*TASK GOAL:* Look through the material below. Copy each line that contains the string "real".

*AVAILABLE RECORDS:*
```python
class Csr(C.Structure):
    _fields_ = [("n_rows", C.c_int32), ("n_cols", C.c_int32),
                ("indptr", C.POINTER(C.c_int64)), ("indices", C.POINTER(C.c_int32)),
                ("values", C.POINTER(C.c_double))]


PHOTO_MAX_TERMS = 4


class PhotoDesc(C.Structure):
    _fields_ = [("n_terms", C.c_int32), ("n_src", C.c_int32),
                ("c", C.c_double * PHOTO_MAX_TERMS), ("kappa", C.c_double * PHOTO_MAX_TERMS),
                ("efficiency", C.c_double), ("src_reaction", C.c_int32 * MAX_REACTIONS),
                ("target_species_mask", C.c_uint32), ("zero_tag_mask", C.c_uint32)]


class PhotoHierarchy(C.Structure):
    _fields_ = [("n_levels", C.c_int32), ("nu", C.c_int32),
                ("A", C.POINTER(Csr)), ("P", C.POINTER(Csr)), ("R", C.POINTER(Csr)),
                ("coarse_inverse", C.POINTER(C.c_double)), ("omega", C.c_double)]

# ... 93 lines not shown
    "fedm_debug_gd_reduced_field": (C.c_int, [_P, _D]),
    "fedm_gd_update_mean_energy": (C.c_int, [_P]),
    "fedm_get_state_old": (C.c_int, [_P, _D]),
    "fedm_ctx_destroy": (None, [_P]),
    "fedm_set_state": (C.c_int, [_P, _D, _D, _D]),
    "fedm_get_state": (C.c_int, [_P, _D]),
    "fedm_shift_state": (C.c_int, [_P]),
    "fedm_reset_state": (C.c_int, [_P]),
    "fedm_state_snapshot": (C.c_int, [_P]),
    "fedm_state_restore": (C.c_int, [_P]),
    "fedm_set_step": (C.c_int, [_P, C.c_double, C.c_double]),
    "fedm_set_dirichlet_values": (C.c_int, [_P, _D]),
    "fedm_set_ext_source": (C.c_int, [_P, C.c_int, _D]),
    "fedm_ext_source_program": (C.c_int, [_P, C.c_int, C.c_int, C.POINTER(C.c_int32), C.c_int, _D, C.c_int]),
    "fedm_ext_source_eval": (C.c_int, [_P, C.c_int, _D]),
    "fedm_debug_get_ext_source": (C.c_int, [_P, C.c_int, _D]),
    "fedm_residual": (C.c_int, [_P, _D, _D]),
    "fedm_jacobian": (C.c_int, [_P]),
    "fedm_jacobian_nnz": (C.c_int64, [_P]),
    "fedm_jacobian_csr": (C.c_int, [_P, C.POINTER(C.c_int64), C.POINTER(C.c_int32), _D]),
    "fedm_spmv": (C.c_int, [_P, _D, _D]),
    "fedm_newton_solve": (C.c_int, [_P, C.POINTER(NewtonOpts), C.POINTER(NewtonReport)]),
    "fedm_poisson_solve": (C.c_int, [_P, C.c_double, C.c_int, C.POINTER(C.c_int)]),
    "fedm_poisson_update": (C.c_int, [_P, C.c_double, C.c_int, C.POINTER(C.c_int)]),
    "fedm_newton_solve_species": (C.c_int, [_P, C.POINTER(NewtonOpts), C.POINTER(NewtonReport)]),
    "fedm_segregated_stats": (C.c_int, [_P, C.POINTER(C.c_int64), C.c_int]),
    "fedm_debug_species_assembly": (C.c_int, [_P, C.c_int]),
    "fedm_debug_block_product": (C.c_int, [_P, C.c_int, _D, _D]),
    "fedm_debug_species_linear_solve": (C.c_int, [_P, _D, C.POINTER(NewtonOpts), _D, C.POINTER(C.c_int), _D]),
    "fedm_photo_setup": (C.c_int, [_P, C.POINTER(PhotoDesc), C.POINTER(PhotoHierarchy)]),
    "fedm_photo_update": (C.c_int, [_P, C.c_double, C.c_int, C.POINTER(C.c_int)]),
    "fedm_photo_get": (C.c_int, [_P, _D, _D]),
    "fedm_photo_stats": (C.c_int, [_P, C.POINTER(C.c_int64), C.c_int]),
    "fedm_diag_setup": (C.c_int, [_P, _D, C.POINTER(C.c_int8), C.c_int]),
    "fedm_diagnostics": (C.c_int, [_P, C.POINTER(DiagOpts), C.POINTER(DiagOut)]),
    "fedm_gd_balance_setup": (C.c_int, [_P, _D, C.POINTER(C.c_int8), C.c_int]),
    "fedm_gd_balance": (C.c_int, [_P, C.POINTER(GdBalanceOut)]),
    "fedm_currents_setup": (C.c_int, [_P, C.c_int, _D]),
    "fedm_currents_solve": (C.c_int, [_P, C.POINTER(PhotoHierarchy), _D, C.c_double, C.c_int, C.POINTER(C.c_int)]),
    "fedm_currents_get_psi": (C.c_int, [_P, _D]),
    "fedm_currents": (C.c_int, [_P, C.POINTER(CurrentsOut)]),
    "fedm_fields_setup": (C.c_int, [_P, C.POINTER(Csr)]),
    "fedm_probe_setup": (C.c_int, [_P, C.c_int, C.POINTER(C.c_int32), _D]),
    "fedm_fields": (C.c_int, [_P, C.POINTER(FieldOpts), C.c_int, C.POINTER(FieldReq), _D, _D, C.POINTER(C.c_int32),
                              C.POINTER(C.c_int32)]),
    "fedm_gd_fields_setup": (C.c_int, [_P, C.POINTER(Csr)]),
# ... 109 lines not shown
```

### fedm_amd/cases/streamer.py

```python
from pathlib import Path

import numpy as np

from ..device import DeviceProblem, Model, Reaction
from ..mesh import Marking_boundaries, Mesh, RectangleMesh, geometric_lines
from ..termsum import TermSum, parse

U_W = 18750.0
BOX = 0.0125
BOUNDARIES = [["line", 0.0, 0.0, 0.0, BOX], ["line", BOX, BOX, 0.0, BOX],
              ["line", 0.0, BOX, 0.0, 0.0], ["line", 0.0, BOX, BOX, BOX]]
BC_TYPE = [["zero flux", "Neumann"], ["zero flux", "Neumann"],
           ["zero flux", "zero flux"], ["zero flux", "zero flux"]]
DECK = Path(__file__).resolve().parents[2] / "decks" / "streamer_discharge" / "file_input"
MU_E = "2.3987*E_m**(-0.26)"
D_E = "4.3628e-3*E_m**(0.22)"
ALPHA = "(1.1944e6 + 4.3666e26 * E_m**(-3))*exp(-2.73e7/E_m)-340.75"
N0 = 760.0 * 3.21877e22


def model(mu_e=MU_E, D_e=D_E, alpha=ALPHA, quadrature_degree=2):
    mu = parse(mu_e)
    rate = parse(alpha) * mu * TermSum.field()
    return Model(n_species=2, poisson=True,
# ... 100 lines not shown

SPECIES_NAMES = ("ions", "electrons")

DIAGNOSTIC_COLUMNS = ("t", "z_head", "E_max_axis", "E_max", "N_i", "N_e", "net_charge", "surface_charge_cathode",
                      "surface_charge_anode", "current", "ni_max", "ne_max")


MULTIGRID = dict(nu=1, omega=0.85, hard_poly_degree=2)


def initialise(prob, multigrid=True):
    U = np.zeros((prob.nv, 3))
    U[:, 0], U[:, 1] = initial_log_densities(prob.coords)
    prob.set_state(U, U, U)
    if multigrid:
        prob.setup_multigrid(**MULTIGRID)
        from ..device import chebyshev_weights
        prob.set_fieldsplit(chebyshev_weights(6), hard_weights=chebyshev_weights(4))
    its = prob.poisson_solve(rtol=1e-12)
    U = prob.get_state()
    prob.set_state(U, U, U)
    return U, its



class Stepper:

    partition_name = "single GPU"

    @property
    def assembly_kernel_name(self):
        sz = self.prob.sizes()
        if sz["assembly_variant"] == "lds-patches/one-pass":
            return (f"assemble_lean3_kernel<2,1,{sz['patch_threads']},kept planes> (LDS patches with micro-coloured cell "
                    "order, one pass over the cells, live planes only, F+J)")
        if sz["assembly_variant"] != "lds-patches":
            return f"volume assembly, variant '{sz['assembly_variant']}' (F+J)"
        return (f"assemble_lean2_kernel<2,1,{sz['patch_threads']}> (LDS patches with micro-coloured cell order, one "
                "equation row at a time, F+J)")

    @property
    def multigrid_levels(self):
        return getattr(self.prob, "multigrid_levels", None)

    def __init__(self, prob, dt_init=5e-12, dt_max=5e-12, dt_min=1e-15, ttol=1e-3,
                 relative_tolerance=1e-4, maximum_iterations=20, error_file=None, quiet=True,
                 coupling="coupled"):
        import tempfile
        from .. import functions as ff
        from ..forms import DeviceState, Expression, FunctionAssigner
        self.ff, self.prob = ff, prob
        self.solver = ff.PETScSNESSolver()
        self.solver.parameters["relative_tolerance"] = relative_tolerance
        self.solver.parameters["maximum_iterations"] = maximum_iterations
        self.solver.parameters["coupling"] = coupling
        self.problem = ff.Problem(None, None, [], device_problem=prob)
        self.dt = Expression("time_step", time_step=dt_init, degree=0)
        self.dt_old = Expression("time_step", time_step=1e30, degree=0)
        self.u_new, self.u_old = DeviceState(prob, "new"), DeviceState(prob, "old")
        self.assigner = FunctionAssigner()
        self.error, self.max_error = [0.0] * 2, [1] * 3
        self.ttol, self.dt_min, self.dt_max = ttol, dt_min, dt_max
        if error_file is None:
            error_file = Path(tempfile.mkdtemp(prefix="fedm_amd_")) / "relative error.log"
        self.error_file = Path(error_file)
        open(self.error_file, "w").close()
        self.t, self.steps, self.newton_iterations, self.linear_iterations = 0.0, 0, 0, 0
        self.quiet = quiet
        self.total_dofs = prob.n

    def initialise(self):
        return initialise(self.prob)

    def step(self):
        import contextlib, io
        ff = self.ff
        self.prob.shift_state()
        sink = io.StringIO() if self.quiet else None
        with (contextlib.redirect_stdout(sink) if sink else contextlib.nullcontext()):
            self.t = ff.adaptive_solver(self.solver, self.problem, self.t, self.dt, self.dt_old,
                                        self.u_new, self.u_old, None, None, self.assigner,
                                        self.error, self.error_file, self.max_error, self.ttol,
                                        self.dt_min, time_dependent_arguments=[],
                                        approximation="LFA")
        self.newton_iterations += self.prob.last_report.iterations
        self.linear_iterations += self.prob.last_report.linear_iterations
        self.dt_old.time_step = self.dt.time_step
        self.dt.time_step = ff.adaptive_timestep(self.dt.time_step, self.max_error, self.ttol,
                                                 self.dt_min, self.dt_max)
        self.max_error[2] = self.max_error[1]
        self.max_error[1] = self.max_error[0]
        self.steps += 1
        return self.t

    def diagnose(self):
        if getattr(self, "_diagnose", None) is None:
            self._diagnose = diagnostics(self.prob)
# ... 61 lines not shown
```

### fedm_amd/csrc/context.cpp

```cpp
#include <algorithm>
#include <cmath>
#include <cstdlib>
#include <cstring>

#include "photo.hpp"
#include "solver.hpp"

namespace fedm {

static thread_local std::string g_error;
void set_error(const std::string &msg) { g_error = msg; }

void prof_collect(Ctx &c) {
    Prof &p = c.prof;
    if (p.used == 0) return;
    hipStreamSynchronize(c.stream);
    for (int i = 0; i + 1 < p.used; i += 2) {
        float ms = 0.f;
        if (hipEventElapsedTime(&ms, p.ev[i], p.ev[i + 1]) == hipSuccess) {
            p.ms[p.kind[i / 2]] += ms;
            p.cnt[p.kind[i / 2]]++;
        }
    }
    p.used = 0;
// ... 205 lines not shown
        std::memcpy(buf.data() + sizeof(m) + sizeof(mt), t.x, sizeof(double) * total);
        std::memcpy(buf.data() + sizeof(m) + sizeof(mt) + sizeof(double) * total, t.y, sizeof(double) * total);
    }
    FEDM_HIP_CHECK(hipMalloc((void **)&dst, buf.size()));
    FEDM_HIP_CHECK(hipMemcpy(dst, buf.data(), buf.size(), hipMemcpyHostToDevice));
    return 0;
}

int put_vec(Ctx &c, double *dst, const double *src) {
    if (!src) return 0;
    std::memcpy(c.h_stage, src, sizeof(double) * c.n);
    FEDM_HIP_CHECK(hipMemcpyAsync(dst, c.h_stage, sizeof(double) * c.n, hipMemcpyHostToDevice, c.stream));
    FEDM_HIP_CHECK(hipStreamSynchronize(c.stream));
    return 0;
}

int get_vec(Ctx &c, double *dst, const double *src) {
    FEDM_HIP_CHECK(hipMemcpyAsync(c.h_stage, src, sizeof(double) * c.n, hipMemcpyDeviceToHost, c.stream));
    FEDM_HIP_CHECK(hipStreamSynchronize(c.stream));
    std::memcpy(dst, c.h_stage, sizeof(double) * c.n);
    return 0;
}

}

using namespace fedm;

extern "C" {

const char *fedm_last_error(void) { return g_error.c_str(); }
int fedm_abi_version(void) { return FEDM_ABI_VERSION; }

static int ctx_create_impl(const fedm_mesh_desc *mesh, const fedm_model_desc *model,
                           const fedm_gd_desc *gd, const HostTables &tables, int device, fedm_ctx **out);

static int ctx_create_guarded(const fedm_mesh_desc *mesh, const fedm_model_desc *model,
                              const fedm_gd_desc *gd, const HostTables &tables, int device, fedm_ctx **out) {
    *out = nullptr;
    fedm_ctx *h = nullptr;
    const int rc = ctx_create_impl(mesh, model, gd, tables, device, &h);
    if (rc != 0) {
        const std::string msg = g_error;
        if (h) fedm_ctx_destroy(h);
        g_error = msg;
        return rc;
    }
// ... 467 lines not shown
int fedm_set_state(fedm_ctx *h, const double *u_new, const double *u_old, const double *u_old1) {
    Ctx &c = h->c;
    c.err_cache_comp = -1;
    FEDM_HIP_CHECK(hipSetDevice(c.device));
    if (u_new) c.halo_pending = false;
    if (put_vec(c, c.d_u, u_new) || put_vec(c, c.d_uold, u_old) || put_vec(c, c.d_uold1, u_old1)) return -1;
    return 0;
}

int fedm_get_state(fedm_ctx *h, double *u_new) {
    Ctx &c = h->c;
    FEDM_HIP_CHECK(hipSetDevice(c.device));
    return get_vec(c, u_new, c.d_u);
}

int fedm_get_state_old(fedm_ctx *h, double *u_old) {
    Ctx &c = h->c;
    FEDM_HIP_CHECK(hipSetDevice(c.device));
    return get_vec(c, u_old, c.d_uold);
}

int fedm_shift_state(fedm_ctx *h) {
    Ctx &c = h->c;
    c.err_cache_comp = -1;
    FEDM_HIP_CHECK(hipSetDevice(c.device));
    std::swap(c.d_uold1, c.d_uold);
    launch_scale_copy(c, 1.0, c.d_u, c.d_uold);
    return 0;
}

int fedm_reset_state(fedm_ctx *h) {
    Ctx &c = h->c;
    c.err_cache_comp = -1;
    FEDM_HIP_CHECK(hipSetDevice(c.device));
    launch_scale_copy(c, 1.0, c.d_uold, c.d_u);
    return 0;
}

int fedm_state_snapshot(fedm_ctx *h) {
    Ctx &c = h->c;
    FEDM_HIP_CHECK(hipSetDevice(c.device));
    if (c.halo_pending) {
        comm_halo(c, c.d_u);
        c.halo_pending = false;
    }
    if (!c.d_snapshot) FEDM_HIP_CHECK(hipMalloc((void **)&c.d_snapshot, sizeof(double) * 3 * c.np));
    const double *src[3] = {c.d_u, c.d_uold, c.d_uold1};
    for (int k = 0; k < 3; ++k)
        FEDM_HIP_CHECK(hipMemcpyAsync(c.d_snapshot + (size_t)k * c.np, src[k], sizeof(double) * c.np,
                                      hipMemcpyDeviceToDevice, c.stream));
    FEDM_HIP_CHECK(hipStreamSynchronize(c.stream));
    c.snap_krylov_steps_hint = c.krylov_steps_hint;
    std::copy(std::begin(c.krylov_hints), std::end(c.krylov_hints), std::begin(c.snap_krylov_hints));
    c.snap_newton_its_hint = c.newton_its_hint;
    return 0;
}

int fedm_state_restore(fedm_ctx *h) {
// ... 297 lines not shown
```

### fedm_amd/csrc/newton.cpp

```cpp
#include <chrono>
#include <cmath>

#include "solver.hpp"

namespace fedm {
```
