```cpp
template <class Body, bool RK4>
__global__ void __launch_bounds__(kBlock) body_mpc_cem_kernel(const BodyMpcArgs<Body> a) {
    static_assert(Body::kFusedMpc && Body::kScratchPerLane == 0, "a body without block scratch that opted in");
    using R = typename Body::real;
    constexpr int kWavesPerBlock = kBlock / kWave;
    constexpr int NS = Body::NS, na = Body::NA;
    __shared__ SinCosEntry trig_s[kTrigTableSize];
    __shared__ float nom_s[kWavesPerBlock][EMEI_MPC_MAX_HORIZON * na];
    __shared__ float sig_s[kWavesPerBlock][EMEI_MPC_MAX_HORIZON * na];
    __shared__ uint32_t hist_s[kWavesPerBlock][256];
    stage_trig_table(trig_s, a.trig);
    TrigCtx trig;
    trig.tab = trig_s;
    trig.scratch_stride = kBlock;
    trig.cap_hits = a.cap_hits;
    const int lane = (int)(threadIdx.x & (kWave - 1));
    const int wv = __builtin_amdgcn_readfirstlane((int)(threadIdx.x / kWave));
    const int64_t i = (int64_t)blockIdx.x * kWavesPerBlock + wv;
    if (i >= a.n) return;
    const int64_t n = a.n;
    const int32_t n_cand = a.n_cand;
    const int32_t n_comp = a.horizon * na;
    float* nom = nom_s[wv];
    float* sig = sig_s[wv];
    uint32_t* hist = hist_s[wv];
    for (int32_t c = lane; c < n_comp; c += kWave) nom[c] = a.nominal[((int64_t)(c / na) * n + i) * na + c % na];

    R s[NS];
#pragma unroll
    for (int k = 0; k < NS; ++k) s[k] = a.state[(int64_t)k * n + i];
// ... 7 lines not shown
    sp.sigma_map.p = (const __attribute__((address_space(3))) float*)sig;
    sp.lo = a.lo, sp.hi = a.hi;
    const double m_el = (double)a.n_elites;
    uint32_t done = 0;

    for (int32_t t = 0; t < a.n_steps; ++t) {
        for (int32_t it = 0; it < a.iterations; ++it) {
            for (int32_t cc = lane; cc < n_comp; cc += kWave) {
                nom[cc] = fminf(fmaxf(nom[cc], a.nominal_lo), a.nominal_hi);
                if (it == 0) sig[cc] = a.sigma;
            }
            wave_lds_fence();
            sp.seed = a.seed + (uint64_t)t * (uint64_t)a.iterations + (uint64_t)it;
            double rs;
            int32_t ks;
            body_mpc_score<Body, RK4>(s, sp, g, lane, a, trig, wt, rs, ks);
            const bool last_it = it == a.iterations - 1;
            if (lane == 0 && last_it && a.plan_return_out) a.plan_return_out[(int64_t)t * n + i] = rs;
            uint64_t prefix = 0ull;
            int32_t need = a.n_elites;
            for (int shift = 56; shift >= 0; shift -= 8) {
#pragma unroll
                for (int b = 0; b < 4; ++b) hist[4 * lane + b] = 0u;
                wave_lds_fence();
                for (int32_t k = lane; k < n_cand; k += kWave) {
                    const uint64_t key = plan_key(wt[k]);
                    const uint64_t high = shift == 56 ? 0ull : key >> (shift + 8);
                    if (high == prefix) atomicAdd(&hist[(uint32_t)(key >> shift) & 255u], 1u);
                }
                wave_lds_fence();
                int32_t cb[4], own = 0;
// ... 63 lines not shown
                if (lane == 0) {
#pragma unroll
                    for (int u = 0; u < 4; ++u) {
                        const int32_t cc = c0 + u;
                        if (cc >= n_comp) continue;
                        const double mu = s1[u] / m_el;
                        nom[cc] = (float)(m0[u] + mu);
                        sig[cc] = (float)sqrt(fmax(s2[u] / m_el - mu * mu, 0.0));
                    }
                }
            }
            wave_lds_fence();
            for (int32_t cc = lane; cc < n_comp; cc += kWave) sig[cc] = fmaxf(sig[cc], a.sigma_min);
            wave_lds_fence();
        }
        done = body_mpc_act_step<Body, RK4>(s, steps, episode, nom, n_comp, t, i, g, lane, a, trig);
    }
    body_mpc_write_back<Body>(s, steps, episode, done, nom, n_comp, i, lane, wt, a);
}

template <class Body>
static int launch_body_mpc(const BodyLaunch& L, const typename Body::Model& m) {
    const MpcLaunch& M = L.mpc;
    const bool cem = L.op == BODY_OP_MPC_CEM;
    if (M.horizon < 1 || M.horizon > EMEI_MPC_MAX_HORIZON) return EMEI_ERR_INVALID;
    if (cem && (M.iterations < 1 || M.n_elites < 1 || M.n_elites > L.plan.n_candidates)) return EMEI_ERR_INVALID;
    if (NoiseArgs<Body::NS>(L.noise).obs_on) return EMEI_ERR_UNSUPPORTED;
    BodyMpcArgs<Body> a;
    a.state = (typename Body::real*)L.state, a.steps = L.steps, a.episode = L.episode;
    a.trig = (const SinCosEntry*)L.trig, a.cap_hits = L.cap_hits;
    a.nominal = M.nominal, a.work = L.plan.return_out, a.actions_out = M.actions_out;
// ... 26 lines not shown
```

### emei_amd/csrc/dpend_model.h

```cpp
#pragma once
#include <cmath>
#include <cstring>

#include "emei_device.h"

namespace emei {
namespace dpend {

struct Model {
    double s1z, s2z, diag1, diag2, L1, mtot;
    double gx, gz, gear, x_lo, x_hi, margin, invw;
    double K, B, dmin, dmax, width;
    double dt, phi_off;
};

namespace host {
inline double capsule_mass(double rho, double r, double half) { return rho * (M_PI * r * r * 2 * half + 4.0 / 3.0 * M_PI * r * r * r); }
inline double capsule_inertia_perp(double rho, double r, double half) {
    double h = 2 * half, mcyl = rho * M_PI * r * r * h, msph = rho * 4.0 / 3.0 * M_PI * r * r * r;
    return mcyl * (3 * r * r + h * h) / 12 + msph * (2 * r * r / 5 + h * h / 4 + 3 * h * r / 8);
}
}

struct Xml {
    double rho, cart_r, cart_half, pole_r, pole_half, L1, gx, gz, gear, ctrl_lo, ctrl_hi, x_lo, x_hi, margin, solref_tc, dmin, dmax, width;
};
constexpr Xml kXml = {1000.0, 0.1, 0.1,
                      0.045, 0.3, 0.6,
                      1e-5, 9.81,
                      500.0, -1.0, 1.0,
                      -3.0, 3.0, 0.01,
                      0.02, 0.9, 0.95, 0.001};

inline Model make_model(bool swingup, double dt) {
    Model m;
    memset(&m, 0, sizeof(m));
    const double rho = kXml.rho;
    const double mc = host::capsule_mass(rho, kXml.cart_r, kXml.cart_half);
    const double mp = host::capsule_mass(rho, kXml.pole_r, kXml.pole_half);
    const double Ip = host::capsule_inertia_perp(rho, kXml.pole_r, kXml.pole_half);
    const double lc = kXml.pole_half, L1 = kXml.L1;
    m.s1z = mp * lc + mp * L1, m.s2z = mp * lc;
    m.diag1 = Ip + mp * lc * lc + mp * L1 * L1, m.diag2 = Ip + mp * lc * lc;
    m.L1 = L1, m.mtot = mc + 2 * mp;
    m.gx = kXml.gx, m.gz = kXml.gz;
    m.gear = kXml.gear;
    m.x_lo = kXml.x_lo, m.x_hi = kXml.x_hi, m.margin = kXml.margin;
    const double a = m.mtot, b = m.s1z, c = m.s2z, d = m.diag1, e = L1 * m.s2z, f = m.diag2;
    const double det = a * (d * f - e * e) - b * (b * f - e * c) + c * (b * e - d * c);
    m.invw = (d * f - e * e) / det;
    const double tc = kXml.solref_tc < 2 * dt ? 2 * dt : kXml.solref_tc, dmax = kXml.dmax;
    m.K = 1.0 / (dmax * dmax * tc * tc), m.B = 2.0 / (dmax * tc);
    m.dmin = kXml.dmin, m.dmax = dmax, m.width = kXml.width;
    m.dt = dt;
    m.phi_off = swingup ? M_PI : 0.0;
    return m;
}

inline int xml_constants(double* out) {
    const double mc = host::capsule_mass(kXml.rho, kXml.cart_r, kXml.cart_half), mp = host::capsule_mass(kXml.rho, kXml.pole_r, kXml.pole_half);
    const double v[17] = {kXml.gx, kXml.gz, mc, mp, host::capsule_inertia_perp(kXml.rho, kXml.pole_r, kXml.pole_half), kXml.pole_half,
                          kXml.L1, kXml.gear, kXml.ctrl_lo, kXml.ctrl_hi, kXml.x_lo, kXml.x_hi, kXml.margin, kXml.solref_tc, kXml.dmin,
                          kXml.dmax, kXml.width};
    for (int i = 0; i < 17; ++i) out[i] = v[i];
    return 17;
}

}
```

*EXERCISE RESULT:*
    using R = typename Body::real;
    a.state = (typename Body::real*)L.state, a.steps = L.steps, a.episode = L.episode;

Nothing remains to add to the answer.